Work to be completed: Which lines of the entries below hold the word "blocks"? Report each of them.

Material for this task:
## Restructure relax3 strip: lane-masked stages, ping-pong prefetch, scalar-row loads, per-row store rsrc

Rewrites the fused three-sweep strip kernel. Loads now go through a wave-uniform row base pointer (readfirstlane) plus a per-lane byte offset. Output stores build a per-row buffer resource instead of one large resource indexed by row offset. The prefetch buffers alternate between two arrays, removing the copy loop, and each load is issued inside the per-row step. Each relaxation stage is skipped on lanes whose halo neighbours would be invalid. The reciprocal fast path is computed unconditionally and falls back only when the wave ballot detects extreme diagonals. The intent is to cut VGPR pressure, address arithmetic and wasted halo-lane work, at the cost of more complex control flow and divergent lane masks.

```diff
diff --git a/turbomesh_amd/csrc/tm_kernels.hip b/turbomesh_amd/csrc/tm_kernels.hip
--- a/turbomesh_amd/csrc/tm_kernels.hip
+++ b/turbomesh_amd/csrc/tm_kernels.hip
@@ -118,9 +118,11 @@
     }
 }
 
+#define TM_LIKELY(x) __builtin_expect(!!(x), 1)
+#define TM_UNLIKELY(x) __builtin_expect(!!(x), 0)
 __device__ __forceinline__ double recip_diag(double D, double m2D) {
     const bool plain = (D >= 0x1p-700) && (D <= 0x1p700);
-    if (__builtin_amdgcn_ballot_w64(!plain) == 0) {
+    if (TM_LIKELY(__builtin_amdgcn_ballot_w64(!plain) == 0)) {
         const double nd = -m2D;
         const double r0 = __builtin_amdgcn_rcp(m2D);
         const double e0 = fma(nd, r0, 1.0);
@@ -159,20 +161,18 @@
     if (MODE == MODE_RELAX && (UNIT_OMEGA || omega == 1.0)) {
         const double qx = fma(mhG12, kx, sx), qy = fma(mhG12, ky, sy);
         const bool plain = (D >= 0x1p-700) && (D <= 0x1p700);
-        double2 xn;
-        if (__builtin_amdgcn_ballot_w64(!plain) == 0) {
-            const double nd = -m2D;
-            const double r0 = __builtin_amdgcn_rcp(m2D);
-            const double e0 = fma(nd, r0, 1.0);
-            const double r1 = fma(r0, e0, r0);
-            const double e1 = fma(nd, r1, 1.0);
-            const double r2 = fma(r1, e1, r1);
-            const double e2 = fma(nd, r2, 1.0);
-            const double r = fma(e2, r2, r2);
-            xn = make_double2(-(qx * r), -(qy * r));
-        } else {
-            const double r = 1.0 / m2D;
-            xn = (D == 0.0) ? c_c : make_double2(-(qx * r), -(qy * r));
+        const double nd = -m2D;
+        const double r0 = __builtin_amdgcn_rcp(m2D);
+        const double e0 = fma(nd, r0, 1.0);
+        const double r1 = fma(r0, e0, r0);
+        const double e1 = fma(nd, r1, 1.0);
+        const double r2 = fma(r1, e1, r1);
+        const double e2 = fma(nd, r2, 1.0);
+        const double r = fma(e2, r2, r2);
+        double2 xn = make_double2(-(qx * r), -(qy * r));
+        if (TM_UNLIKELY(__builtin_amdgcn_ballot_w64(!plain) != 0)) {
+            const double rd = 1.0 / m2D;
+            xn = (D == 0.0) ? c_c : make_double2(-(qx * rd), -(qy * rd));
         }
         delta = make_double2(xn.x - c_c.x, xn.y - c_c.y);
         return xn;
@@ -801,27 +801,47 @@
 constexpr int R3_U = 3;
 constexpr int R3_H = 3;
 constexpr int R3_W = 64 - 2 * R3_H;
+typedef __attribute__((address_space(1))) const char global_char;
+__device__ __forceinline__ global_char* uniform_ptr(const char* p) {
+    const uint64_t v = reinterpret_cast<uint64_t>(p);
+    const uint32_t lo = __builtin_amdgcn_readfirstlane(static_cast<uint32_t>(v)), hi = __builtin_amdgcn_readfirstlane(static_cast<uint32_t>(v >> 32));
+    return reinterpret_cast<global_char*>((static_cast<uint64_t>(hi) << 32) | lo);
+}
 template <int DOT, int U, int NT, bool W1, bool INSIDE>
 __device__ __forceinline__ void relax3_strip(const Relax2Block& a, const Relax2Tile& t, double (&acc)[MAX_PARTIALS]) {
     const int ni = a.ni, nj = a.nj;
     const int cc = INSIDE ? t.c : min(max(t.c, 0), nj - 1);
-    const double2* in_col = a.in + cc;
     const int last_row = INSIDE ? t.i1 + 2 : ni - 1;
-    auto load_in = [&](int row) { return in_col[static_cast<size_t>(INSIDE ? min(row, last_row) : min(max(row, 0), last_row)) * nj]; };
+    const unsigned row_bytes = static_cast<unsigned>(nj) * 16u, col_bytes = static_cast<unsigned>(cc) * 16u;
+    const char* in_bytes = reinterpret_cast<const char*>(a.in);
+    unsigned load_off = col_bytes;
+    auto load_in = [&](int row) {
+        const int rr = INSIDE ? min(row, last_row) : min(max(row, 0), last_row);
+        global_char* row_base = uniform_ptr(in_bytes + static_cast<size_t>(rr) * row_bytes);
+        asm volatile("" : "+v"(load_off));
+        const d2v v = *reinterpret_cast<__attribute__((address_space(1))) const d2v*>(row_base + load_off);
+        return make_double2(v.x, v.y);
+    };
     const bool perim_col = !INSIDE && ((t.c <= 0) || (t.c >= nj - 1));
     const int nrows = t.i1 - t.i0;
-    const __amdgpu_buffer_rsrc_t out_rsrc = __builtin_amdgcn_make_buffer_rsrc(a.out + static_cast<size_t>(t.i0) * nj, 0, nrows * nj * 16, 0x00020000);
     const bool skip_col = !INSIDE && (((a.dyn & 4) && t.c <= 2) || ((a.dyn & 8) && t.c >= nj - 3));
     const bool live_lane = t.out_lane && !skip_col;
-    const unsigned lane_off = live_lane ? static_cast<unsigned>(cc) * 16u : OOB_VOFFSET;
+    const unsigned lane_off = live_lane ? col_bytes : OOB_VOFFSET;
+    auto store_row = [&](int i, bool row_live, double2 o) {
+        const __amdgpu_buffer_rsrc_t rsrc =
+            __builtin_amdgcn_make_buffer_rsrc(a.out + static_cast<size_t>(row_live ? i : t.i0) * nj, 0, row_live ? static_cast<int>(row_bytes) : 0, 0x00020000);
+        __builtin_amdgcn_raw_buffer_store_b128(__builtin_bit_cast(v4i32, o), rsrc, static_cast<int>(lane_off), 0, (NT & 1) ? 2 : 0);
+    };
     const double2 zero = make_double2(0.0, 0.0);
+    const int lane = threadIdx.x & 63;
+    const bool m1 = static_cast<unsigned>(lane - 1) < 62u, m2 = static_cast<unsigned>(lane - 2) < 60u, m3 = static_cast<unsigned>(lane - 3) < 58u;
 
     Row3 A[3], S1[3], S2[3];
-    double2 pc[U], pn[U];
+    double2 pa[U], pb[U];
     {
         const double2 a0 = load_in(t.i0 - 3), a1 = load_in(t.i0 - 2);
 #pragma unroll
-        for (int u = 0; u < U; ++u) pc[u] = load_in(t.i0 - 1 + u);
+        for (int u = 0; u < U; ++u) pa[u] = load_in(t.i0 - 1 + u);
         A[0] = make_row(a0);
         A[1] = make_row(a1);
         A[2].c = A[2].e = A[2].h = zero;
@@ -829,45 +849,64 @@
         S2[0] = S2[1] = S2[2] = A[2];
     }
     const int nsteps = nrows + 4;
-    auto group = [&](const int tb, const int phase) {
-#pragma unroll
-        for (int u = 0; u < U; ++u) pn[u] = load_in(t.i0 - 1 + tb + U + u);
+    auto group = [&](const int tb, const int phase, double2 (&pc)[U], double2 (&pn)[U]) {
 #pragma unroll
         for (int u = 0; u < U; ++u) {
             const int A0 = u % 3, A1 = (u + 1) % 3, A2 = (u + 2) % 3;
             const int r = t.i0 - 1 + tb + u;
-            A[A2] = make_row(pc[u]);
-            double2 d = zero;
-            double2 s1 = relax_row<W1>(A[A0], A[A1], A[A2], a.omega, d);
-            if (!INSIDE && (perim_col || r - 1 <= 0 || r - 1 >= ni - 1)) s1 = A[A1].c;
-            S1[A2] = make_row(s1);
+            pn[u] = load_in(r + U);
             const bool do2 = phase > 0 || u >= 2, do3 = phase > 1 || (phase == 1 && u >= 1);
-            double2 s2 = zero;
-            if (do2) {
-                s2 = relax_row<W1>(S1[A0], S1[A1], S1[A2], a.omega, d);
-                if (!INSIDE && (perim_col || r - 2 <= 0 || r - 2 >= ni - 1)) s2 = S1[A1].c;
-            }
-            if (do2) S2[A2] = make_row(s2);
-            double2 d3 = zero;
-            double2 o = zero;
-            if (do3) o = relax_row<W1>(S2[A0], S2[A1], S2[A2], a.omega, d3);
             const int i = r - 3;
             const bool row_live = (i >= t.i0) && (i < t.i1) && (INSIDE || !(((a.dyn & 1) && i <= 2) || ((a.dyn & 2) && i >= ni - 3)));
-            __builtin_amdgcn_raw_buffer_store_b128(__builtin_bit_cast(v4i32, o), out_rsrc,
-                                                   static_cast<int>(row_live ? lane_off + static_cast<unsigned>((i - t.i0) * nj * 16) : OOB_VOFFSET), 0,
-                                                   (NT & 1) ? 2 : 0);
-            if (DOT == DOT_DELTA) {
-                if (!(live_lane && row_live)) d3 = zero;
-                accumulate<DOT_DELTA>(acc, S2[A1].c, o, d3);
+            A[A2].c = pc[u];
+            const double2 l0 = lane_prev0(pc[u]), r0 = lane_next0(pc[u]);
+            double2 l1, r1, l2, r2;
+            if (TM_LIKELY(m1)) {
+                A[A2].e = sub2(r0, l0);
+                A[A2].h = add2(r0, l0);
+                double2 d = zero;
+                double2 s1 = relax_row<W1>(A[A0], A[A1], A[A2], a.omega, d);
+                if (!INSIDE && (perim_col || r - 1 <= 0 || r - 1 >= ni - 1)) s1 = A[A1].c;
+                S1[A2].c = s1;
+                l1 = lane_prev0(s1);
+                r1 = lane_next0(s1);
             }
-        }
-#pragma unroll
-        for (int u = 0; u < U; ++u) pc[u] = pn[u];
+            if (TM_LIKELY(m2)) {
+                S1[A2].e = sub2(r1, l1);
+                S1[A2].h = add2(r1, l1);
+                if (do2) {
+                    double2 d = zero;
+                    double2 s2 = relax_row<W1>(S1[A0], S1[A1], S1[A2], a.omega, d);
+                    if (!INSIDE && (perim_col || r - 2 <= 0 || r - 2 >= ni - 1)) s2 = S1[A1].c;
+                    S2[A2].c = s2;
+                    l2 = lane_prev0(s2);
+                    r2 = lane_next0(s2);
+                }
+            }
+            if (do2 && TM_LIKELY(m3)) {
+                S2[A2].e = sub2(r2, l2);
+                S2[A2].h = add2(r2, l2);
+                if (do3) {
+                    double2 d3 = zero;
+                    const double2 o = relax_row<W1>(S2[A0], S2[A1], S2[A2], a.omega, d3);
+                    store_row(i, row_live, o);
+                    if (DOT == DOT_DELTA) {
+                        if (!(live_lane && row_live)) d3 = zero;
+                        accumulate<DOT_DELTA>(acc, S2[A1].c, o, d3);
+                    }
+                }
+            }
+        }
     };
     static_assert(U == 3, "the phases below assume three steps per group");
-    group(0, 0);
-    group(U, 1);
-    for (int tb = 2 * U; tb < nsteps; tb += U) group(tb, 2);
+    group(0, 0, pa, pb);
+    group(U, 1, pb, pa);
+    int tb = 2 * U;
+    for (; tb + U < nsteps; tb += 2 * U) {
+        group(tb, 2, pa, pb);
+        group(tb + U, 2, pb, pa);
+    }
+    if (tb < nsteps) group(tb, 2, pa, pb);
 }
 
 template <int DOT, int U, int NT, bool W1>
```

Result: no change. 460.0 billion (-0.7%).

## Shrink relax3 wavefront halo using edge-lane halo loads and ping-pong row buffers

Applied to the files above, without the earlier changes.

The fused three-sweep relax kernel now loads the left and right neighbour columns per row through edge lanes, using a buffer resource clamped to the halo rows. This lets the per-wave column halo shrink from three to two, so each wave produces more useful output columns and recomputes less. The prefetch rows now ping-pong between two register arrays instead of being copied at the end of each group. Occupancy hints rise to three waves per SIMD on both the single and batched launches, which may add register pressure or spills. A `slices` config option for non-square blocks is also added.

```diff
diff --git a/turbomesh_amd/configs.py b/turbomesh_amd/configs.py
--- a/turbomesh_amd/configs.py
+++ b/turbomesh_amd/configs.py
@@ -56,10 +56,10 @@
     return m
 
 
-def slices(count, n, first=0, tfi=None, perturb=0.0) -> Mesh:
+def slices(count, n, first=0, tfi=None, perturb=0.0, nj=None) -> Mesh:
     m = Mesh()
     for k in range(first, first + count):
-        one = single_block(n, n, amplitude=0.05 + 0.001 * k, tfi=tfi, perturb=perturb, seed=12345 + k)
+        one = single_block(n, nj or n, amplitude=0.05 + 0.001 * k, tfi=tfi, perturb=perturb, seed=12345 + k)
         m.addBlock(f"slice_{k}", one.blocks[0])
     return m
 
diff --git a/turbomesh_amd/csrc/tm_kernels.hip b/turbomesh_amd/csrc/tm_kernels.hip
--- a/turbomesh_amd/csrc/tm_kernels.hip
+++ b/turbomesh_amd/csrc/tm_kernels.hip
@@ -539,6 +539,14 @@
     w.h = add2(r, l);
     return w;
 }
+__device__ __forceinline__ Row3 make_row(double2 c, double2 hl, double2 hr) {
+    const double2 l = lane_prev(hl, c), r = lane_next(hr, c);
+    Row3 w;
+    w.c = c;
+    w.e = sub2(r, l);
+    w.h = add2(r, l);
+    return w;
+}
 template <bool W1>
 __device__ __forceinline__ double2 relax_row(const Row3& m, const Row3& c, const Row3& p, double omega, double2& delta) {
     return winslow_row<MODE_RELAX, false, W1>(m.c, m.e, c.c, c.e, c.h, p.c, p.e, sub2(p.c, m.c), c.e, 0.0, 0.0, omega, delta);
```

Task response:
The fused three-sweep relax kernel now loads the left and right neighbour columns per row through edge lanes, using a buffer resource clamped to the halo rows. This lets the per-wave column halo shrink from three to two, so each wave produces more useful output columns and recomputes less. The prefetch rows now ping-pong between two register arrays instead of being copied at the end of each group. Occupancy hints rise to three waves per SIMD on both the single and batched launches, which may add register pressure or spills. A `slices` config option for non-square blocks is also added.
         m.addBlock(f"slice_{k}", one.blocks[0])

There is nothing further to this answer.